#### [Exercise objective]
Search the data for the word "blockIdx" and copy out every line that has it.

#### [Listed entries]
* * * * *

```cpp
#define CHAIN_SCAN_H    5000
#define CHAIN_SCAN_SKIP 25
__device__ __forceinline__ uint32_t d_wave_scan_max0(uint32_t v)
{
    v = max(v, (uint32_t)__builtin_amdgcn_update_dpp(0, (int)v, 0x111, 0xf, 0xf, true));
    v = max(v, (uint32_t)__builtin_amdgcn_update_dpp(0, (int)v, 0x112, 0xf, 0xf, true));
    v = max(v, (uint32_t)__builtin_amdgcn_update_dpp(0, (int)v, 0x114, 0xf, 0xf, true));
    v = max(v, (uint32_t)__builtin_amdgcn_update_dpp(0, (int)v, 0x118, 0xf, 0xf, true));
    v = max(v, (uint32_t)__builtin_amdgcn_update_dpp(0, (int)v, 0x142, 0xa, 0xf, true));
    v = max(v, (uint32_t)__builtin_amdgcn_update_dpp(0, (int)v, 0x143, 0xc, 0xf, true));
    return v;
}
template <bool SKIP>
__device__ __forceinline__ void d_chain_run_scan(const uint64_t *__restrict__ keys, const int64_t base, const int n, const int pdelta,
                                                 const ChainOpt &o, int32_t *__restrict__ f, int32_t *__restrict__ p, int32_t *__restrict__ mark,
                                                 uint8_t *__restrict__ fl)
{
    const int lane = threadIdx.x & 63;
    const uint64_t *a = keys + base;
    const uint32_t max_gap = (uint32_t)o.max_gap, ddc = o.bw < o.max_gap ? (uint32_t)(o.max_gap - 1 - o.bw) : 0u;
    const uint32_t gap_q8 = (uint32_t)o.chain_gap_q8, skip_q8 = (uint32_t)o.chain_skip_q8;
    uint32_t wg = 0, wq = 0; int32_t wf = 0, wp = -1;
    uint64_t kb = lane < n ? a[lane] : 0;
    for (int i0 = 0; i0 < n; i0 += 64) {
        const uint64_t kn = i0 + 64 + lane < n ? a[i0 + 64 + lane] : 0;
        const int m = n - i0 < 64 ? n - i0 : 64;
        int32_t of = 0, op = -1;
        for (int ii = 0; ii < m; ++ii) {
            const int i = i0 + ii;
            const uint32_t gi = (uint32_t)__builtin_amdgcn_readlane((int)(uint32_t)(kb >> 32), ii);
            const uint32_t klo = (uint32_t)__builtin_amdgcn_readlane((int)(uint32_t)kb, ii);
            const uint32_t qi = (klo >> 8) & 0xffffffu, sp = klo & 0xffu;
            const int32_t gpos = (int32_t)(gi & 0x7fffffffu);
            const int lo = i - CHAIN_SCAN_H > 0 ? i - CHAIN_SCAN_H : 0;
            int32_t best = (int32_t)sp, bp = -1, nskip = 0;
            for (int c = 0; ; ++c) {
                const int jt = i - 1 - 64 * c, j = jt - lane;
                if (jt < lo) break;
                uint32_t g = wg, q = wq; int32_t fj2p2 = wf, pj = wp; bool mk = false;
                if (c > 0 && j >= lo) {
                    const uint64_t k = a[j];
                    g = (uint32_t)(k >> 32); q = (uint32_t)A_Q(k);
                    fj2p2 = 2 * f[base + j] + 2;
                    const int32_t pa = p[base + j];
                    pj = pa >= 0 ? pa - pdelta : -1;
                    mk = mark[base + j] == (int32_t)(base + i);
                }
                const bool inw = j >= lo && ((g ^ gi) >> 31) == 0u && gpos - (int32_t)(g & 0x7fffffffu) <= (int32_t)max_gap;
                bool ok;
                const int32_t v2 = d_chain_link<SKIP>(gi, qi, sp - 1u, g + 1u, q + 1u, fj2p2, max_gap, ddc, gap_q8, skip_q8, ok);
                const bool valid = inw && ok;
                const int32_t v = v2 >> 1;
                const uint32_t u = valid && v > best ? (uint32_t)(v - best) : 0u;
                const uint32_t pre = d_wave_scan_max0(u);
                const uint32_t ex = (uint32_t)__shfl_up((int)pre, 1);
                const bool imp = u > (lane ? ex : 0u);
                fl[lane] = 0;
                const int tl = jt - pj;
                if (valid && pj >= 0 && tl < 64) fl[tl] = 1;
                __builtin_amdgcn_fence(__ATOMIC_SEQ_CST, "wavefront");
                mk = mk || fl[lane] != 0;
                __builtin_amdgcn_fence(__ATOMIC_SEQ_CST, "wavefront");
                const int32_t s = valid ? (imp ? -1 : (mk ? 1 : 0)) : 0;
                const int32_t T = nskip + (int32_t)d_wave_scan_add((uint32_t)s);
                const int32_t x = T + (int32_t)d_wave_scan_max0(T < 0 ? (uint32_t)(-T) : 0u);
                const uint64_t brk = __ballot(x > CHAIN_SCAN_SKIP);
                const int b = brk ? __ffsll((unsigned long long)brk) - 1 : 64;
                const uint64_t scanned = b == 64 ? ~0ULL : ((1ULL << b) - 1);
                const uint64_t im = __ballot(imp) & scanned;
                if (im) {
                    const int hl = 63 - __clzll((long long)im);
                    best += (int32_t)__builtin_amdgcn_readlane((int)u, hl);
                    bp = jt - hl;
                }
                const uint64_t win = __ballot(inw);
                const bool more = b == 64 && win == ~0ULL && jt - 64 >= lo;
                if (!more) break;
                if (valid && pj >= 0 && tl >= 64) mark[base + pj] = (int32_t)(base + i);
                nskip = __builtin_amdgcn_readlane(x, 63);
                __threadfence_block();
            }
            of = lane == ii ? best : of; op = lane == ii ? bp : op;
            wg = (uint32_t)__shfl_up((int)wg, 1); wq = (uint32_t)__shfl_up((int)wq, 1); wf = __shfl_up(wf, 1); wp = __shfl_up(wp, 1);
            if (lane == 0) { wg = gi; wq = qi; wf = 2 * best + 2; wp = bp; }
        }
        if (lane < m) {
            f[base + i0 + lane] = of; p[base + i0 + lane] = op >= 0 ? op + pdelta : -1;
            mark[base + i0 + lane] = -1;
        }
        __threadfence_block();
        kb = kn;
    }
}
template <bool SKIP>
__global__ void __launch_bounds__(64) k_chain_scan(const uint64_t *__restrict__ keys, const int32_t *__restrict__ q_aoff, int32_t nq,
                                                   ChainOpt o, int32_t *__restrict__ f, int32_t *__restrict__ p, int32_t *__restrict__ mark,
                                                   const int32_t *__restrict__ q_order)
{
    __shared__ uint8_t fl[64];
    if ((int)blockIdx.x >= nq) return;
    const int q = q_order ? q_order[blockIdx.x] : blockIdx.x;
    d_chain_run_scan<SKIP>(keys, q_aoff[q], q_aoff[q + 1] - q_aoff[q], 0, o, f, p, mark, fl);
}
template <bool SKIP>
__global__ void __launch_bounds__(64) k_chain_scan_isl(const uint64_t *__restrict__ keys, const int32_t *__restrict__ isl_off, const int32_t *__restrict__ isl_pd,
                                                       const int32_t *__restrict__ nisl, ChainOpt o, int32_t *__restrict__ f, int32_t *__restrict__ p,
                                                       int32_t *__restrict__ mark)
{
    __shared__ uint8_t fl[64];
    const int n_isl = *nisl;
    for (int s = blockIdx.x; s < n_isl; s += gridDim.x)
        d_chain_run_scan<SKIP>(keys, isl_off[s], isl_off[s + 1] - isl_off[s], isl_pd[s], o, f, p, mark, fl);
}
// ... 2148 lines not shown
```

telr_amd/csrc/telr_engine.hip:

```cpp
#include <hip/hip_runtime.h>
#include <cstring>
#include <string.h>
#include <rocprim/rocprim.hpp>
#include <algorithm>
#include <atomic>
#include <immintrin.h>
#include <chrono>
#include <cmath>
#include <condition_variable>
#include <cstdio>
#include <cstdlib>
#include <cstring>
#include <map>
#include <memory>
#include <mutex>
#include <string>
#include <thread>
#include <sys/mman.h>
#include <vector>
#include "../../include/telr_hip.h"
#include "kernels.hip.h"
#include "range_plan.h"
#include "sam_records.h"
#define TELR_HAVE_SEED_ARGS 1
// ... 1344 lines not shown
        hipLaunchKernelGGL(k_tb_scatter, dim3(np / 256 + 1), dim3(256), 0, st, d_probs, d_clslist, np, coff, d_tboff);
        HIPCHK(hipGetLastError());
        HIPCHK(hipMemcpyAsync(&tb_total, d_tboff + np, 8, hipMemcpyDeviceToHost, st));
        HIPCHK(hipStreamSynchronize(st));
    }
    uint8_t *d_tb;
    TRY(ctx_buf_t(ctx, ("tb" + sfx).c_str(), (size_t)tb_total + 256, &d_tb));
    if (primary) TRY(ctx_buf_t(ctx, "rawcig", (size_t)cg_total + 16, d_rawcig_io));
    DpArgs D; D.qseq2 = qs->d_seq2; D.qnmask = qs->d_nmask; D.tseq2 = tg->d_seq2; D.tnmask = tg->d_nmask; D.probs = d_probs;
    D.qtot = qs->padded_bases; D.ttot = tg->padded_bases;
    D.o.a = mo->a; D.o.b = mo->b; D.o.q = mo->q; D.o.e = mo->e; D.o.q2 = mo->q2; D.o.e2 = mo->e2; D.o.sc_ambi = mo->sc_ambi; D.o.zdrop = mo->zdrop;
    D.o.cx_scale = D.o.cx_open = D.o.cx_emax = D.o.cx_emin = D.o.cx_dec = D.o.cx_flat = 0;
    if (mo->cx_scale > 0) {
        const int S = mo->cx_scale;
        D.o.a *= S; D.o.b *= S; D.o.sc_ambi *= S; D.o.zdrop *= S;
        D.o.cx_scale = S; D.o.cx_open = mo->cx_open; D.o.cx_emax = mo->cx_ext_max; D.o.cx_emin = mo->cx_ext_min; D.o.cx_dec = mo->cx_decay;
        D.o.cx_flat = mo->cx_decay > 0 && mo->cx_ext_max > mo->cx_ext_min ? (mo->cx_ext_max - mo->cx_ext_min + mo->cx_decay - 1) / mo->cx_decay : 0;
    }
    D.tb = d_tb; D.cig = *d_rawcig_io; D.res = d_res; D.dcap = 0;
    D.retry = d_retry; D.tb4 = L.tb4_mask; D.tag8_steps = L.tag8_steps;
    static const bool tb_split = !ab_on("tb_one_launch");
    int nw = 0; uint32_t *d_wv2 = nullptr;
    {
        PkPlan plan; plan.woff[0] = 0;
        for (int c = 0; c < PK_NC; ++c) { const int ppw = 64 / DP_CLASS[PK_CLS(c)].lpp; plan.woff[c + 1] = plan.woff[c] + (h_cls[PK_CLS(c)] + ppw - 1) / ppw; }
        nw = plan.woff[PK_NC];
        if (nw > 0) {
            uint32_t *d_wk, *d_wv, *d_wk2;
            TRY(ctx_buf_t(ctx, ("pk_wkey" + sfx).c_str(), (size_t)nw, &d_wk));
            TRY(ctx_buf_t(ctx, ("pk_wval" + sfx).c_str(), (size_t)nw, &d_wv));
            TRY(ctx_buf_t(ctx, ("pk_wkey2" + sfx).c_str(), (size_t)nw, &d_wk2));
            TRY(ctx_buf_t(ctx, ("pk_wval2" + sfx).c_str(), (size_t)nw, &d_wv2));
            hipLaunchKernelGGL(k_pk_waves, dim3((nw + 255) / 256), dim3(256), 0, st, d_probs, d_clslist, coff, plan, d_wk, d_wv);
            HIPCHK(hipGetLastError());
            size_t tbytes = 0;
            HIPCHK(rocprim::radix_sort_pairs_desc(nullptr, tbytes, d_wk, d_wk2, d_wv, d_wv2, (size_t)nw, 0, 16, st));
            void *tmp; TRY(ctx_buf(ctx, "rp_tmp", tbytes, &tmp));
            HIPCHK(rocprim::radix_sort_pairs_desc(tmp, tbytes, d_wk, d_wk2, d_wv, d_wv2, (size_t)nw, 0, 16, st));
        }
    }
    HIPCHK(hipEventRecord(ctx->ev_fork, st));
    int side = 0;
    std::vector<hipStream_t> used;
    static const bool serial = getenv("TELR_SERIAL") != nullptr;
    auto side_stream = [&]() { if (serial) return st; hipStream_t s2 = ctx->side[side % TELR_NSIDE]; ++side; used.push_back(s2); return s2; };
    auto launch = [&](int c, DpKernel kernel, hipStream_t s2) -> int {
        const int nl = h_cls[c];
        int threads = DP_CLASS[c].lpp > 64 ? DP_CLASS[c].lpp : 64, ppb = DP_CLASS[c].lpp < 64 ? 64 / DP_CLASS[c].lpp : 1;
        size_t lds = 0;
        D.list = d_clslist + coff.off[c]; D.nlist = nl; D.dcap = 0;
        if (DP_CLASS[c].family == DPF_LDS) {
            D.dcap = DP_CLASS[c].maxd;
            lds = (size_t)(D.dcap + 2) * 5 * 4;
            static const bool one_wave = ab_on("dp_one_wave");
            if (one_wave) { kernel = k_dp; threads = 64; }
            if (lds > 48 * 1024) HIPCHK(hipFuncSetAttribute((const void*)kernel, hipFuncAttributeMaxDynamicSharedMemorySize, (int)lds));
        }
        if (c == CLS_PKX64 && nl < 8192) { kernel = k_dp_pkx16; ppb = 4; }
        hipLaunchKernelGGL(kernel, dim3((nl + ppb - 1) / ppb), dim3(threads), lds, s2, D);
        HIPCHK(hipGetLastError());
        return TELR_OK;
    };
    for (const SideLaunch &row : SIDE_LAUNCH) {
        const int c = row.cls, nl = h_cls[c];
        if (nl == 0) continue;
        hipStream_t s2 = side_stream();
        HIPCHK(hipStreamWaitEvent(s2, ctx->ev_fork, 0));
        TRY(launch(c, row.kernel, s2));
        if (tb_split) {
            const int tbw_max = 2048;
            if (row.lane_walk || nl > tbw_max) hipLaunchKernelGGL(k_traceback, dim3((nl + 63) / 64), dim3(64), 0, s2, d_probs, d_res, nl, d_tb, *d_rawcig_io, d_retry, D.list);
            else hipLaunchKernelGGL(k_traceback_w, dim3(nl), dim3(64), 0, s2, d_probs, d_res, nl, d_tb, *d_rawcig_io, d_retry, D.list);
            HIPCHK(hipGetLastError());
        }
    }
    D.dcap = 0;
    const bool tb_over = tb_split && !serial && nw > 0;
    if (primary) HIPCHK(hipEventRecord(ctx->evk[5], st));
    if (primary && nw > 0) ++ctx->pk_launches;
    if (nw > 0) {
        D.list = nullptr; D.nlist = 0;
        if (tb_over) { HIPCHK(hipStreamWaitEvent(ctx->tb_stream, ctx->ev_fork, 0)); if (primary) HIPCHK(hipEventRecord(ctx->evk[3], ctx->tb_stream)); }
        hipLaunchKernelGGL(k_dp_pk, dim3(nw), dim3(64), 0, st, D, d_wv2, d_clslist, coff);
        HIPCHK(hipGetLastError());
        if (tb_over) {
            HIPCHK(hipEventRecord(ctx->ev_pk, st));
            HIPCHK(hipStreamWaitEvent(ctx->tb_stream, ctx->ev_pk, 0));
            hipLaunchKernelGGL(k_traceback_pk, dim3(nw), dim3(64), 0, ctx->tb_stream, d_probs, d_res, d_tb, *d_rawcig_io, d_retry, d_wv2, d_clslist, coff, L.tb4_mask, D.o, L.tag8_steps);
            HIPCHK(hipGetLastError());
            if (primary) HIPCHK(hipEventRecord(ctx->evk[4], ctx->tb_stream));
            used.push_back(ctx->tb_stream);
        }
    }
    if (primary) HIPCHK(hipEventRecord(ctx->evk[0], st));
    if (h_cls[CLS_REG64]) TRY(launch(CLS_REG64, reg_kernel<CLS_REG64>(), st));
    if (h_cls[CLS_REG128]) TRY(launch(CLS_REG128, reg_kernel<CLS_REG128>(), st));
    if (primary) HIPCHK(hipEventRecord(ctx->evk[1], st));
    if (tb_split) {
        if (!tb_over && primary) HIPCHK(hipEventRecord(ctx->evk[3], st));
        if (!tb_over && nw > 0) hipLaunchKernelGGL(k_traceback_pk, dim3(nw), dim3(64), 0, st, d_probs, d_res, d_tb, *d_rawcig_io, d_retry, d_wv2, d_clslist, coff, L.tb4_mask, D.o, L.tag8_steps);
        for (int c : { (int)CLS_REG128, (int)CLS_REG64 }) {
            if (h_cls[c] == 0) continue;
            hipLaunchKernelGGL(k_traceback, dim3((h_cls[c] + 63) / 64), dim3(64), 0, st, d_probs, d_res, h_cls[c], d_tb, *d_rawcig_io, d_retry, (const int32_t*)(d_clslist + coff.off[c]));
        }
        if (!tb_over && primary) HIPCHK(hipEventRecord(ctx->evk[4], st));
        HIPCHK(hipGetLastError());
    }
    for (size_t u = 0; u < used.size(); ++u) {
        HIPCHK(hipEventRecord(ctx->ev_side[u % TELR_NSIDE], used[u]));
        HIPCHK(hipStreamWaitEvent(st, ctx->ev_side[u % TELR_NSIDE], 0));
    }
#ifdef TB_PROF
    if (nw > 0) {
        HIPCHK(hipDeviceSynchronize());
        unsigned long long h[8]; HIPCHK(hipMemcpyFromSymbol(h, HIP_SYMBOL(g_tb_prof), sizeof(h)));
        unsigned long long z[8] = {0, 0, 0, 0, ~0ULL, 0, 0, 0}; HIPCHK(hipMemcpyToSymbol(HIP_SYMBOL(g_tb_prof), z, sizeof(z)));
        if (h[2]) fprintf(stderr, "[tb prof] k_traceback_pk: %llu waves, span %.3f ms, longest wave %.3f ms (%llu lines), mean wave %.3f ms, %.1f lines per wave, wave-ms / span = %.1f waves on the device on average\n",
                          h[2], (double)(h[5] - h[4]) / 1e5, (double)(h[1] >> 16) / 1e5, h[1] & 0xffffULL, (double)h[0] / (double)h[2] / 1e5, (double)h[3] / (double)h[2], (double)h[0] / (double)(h[5] - h[4] ? h[5] - h[4] : 1));
    }
#endif
    if (!tb_split) {
        if (primary) HIPCHK(hipEventRecord(ctx->evk[3], st));
        hipLaunchKernelGGL(k_traceback, dim3((np + 63) / 64), dim3(64), 0, st, d_probs, d_res, np, d_tb, *d_rawcig_io, d_retry, (const int32_t*)nullptr);
        if (primary) HIPCHK(hipEventRecord(ctx->evk[4], st));
    }
    HIPCHK(hipGetLastError());
    return TELR_OK;
}
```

* * * * *

#### [Written answer]
    if ((int)blockIdx.x >= nq) return;
    const int q = q_order ? q_order[blockIdx.x] : blockIdx.x;
    for (int s = blockIdx.x; s < n_isl; s += gridDim.x)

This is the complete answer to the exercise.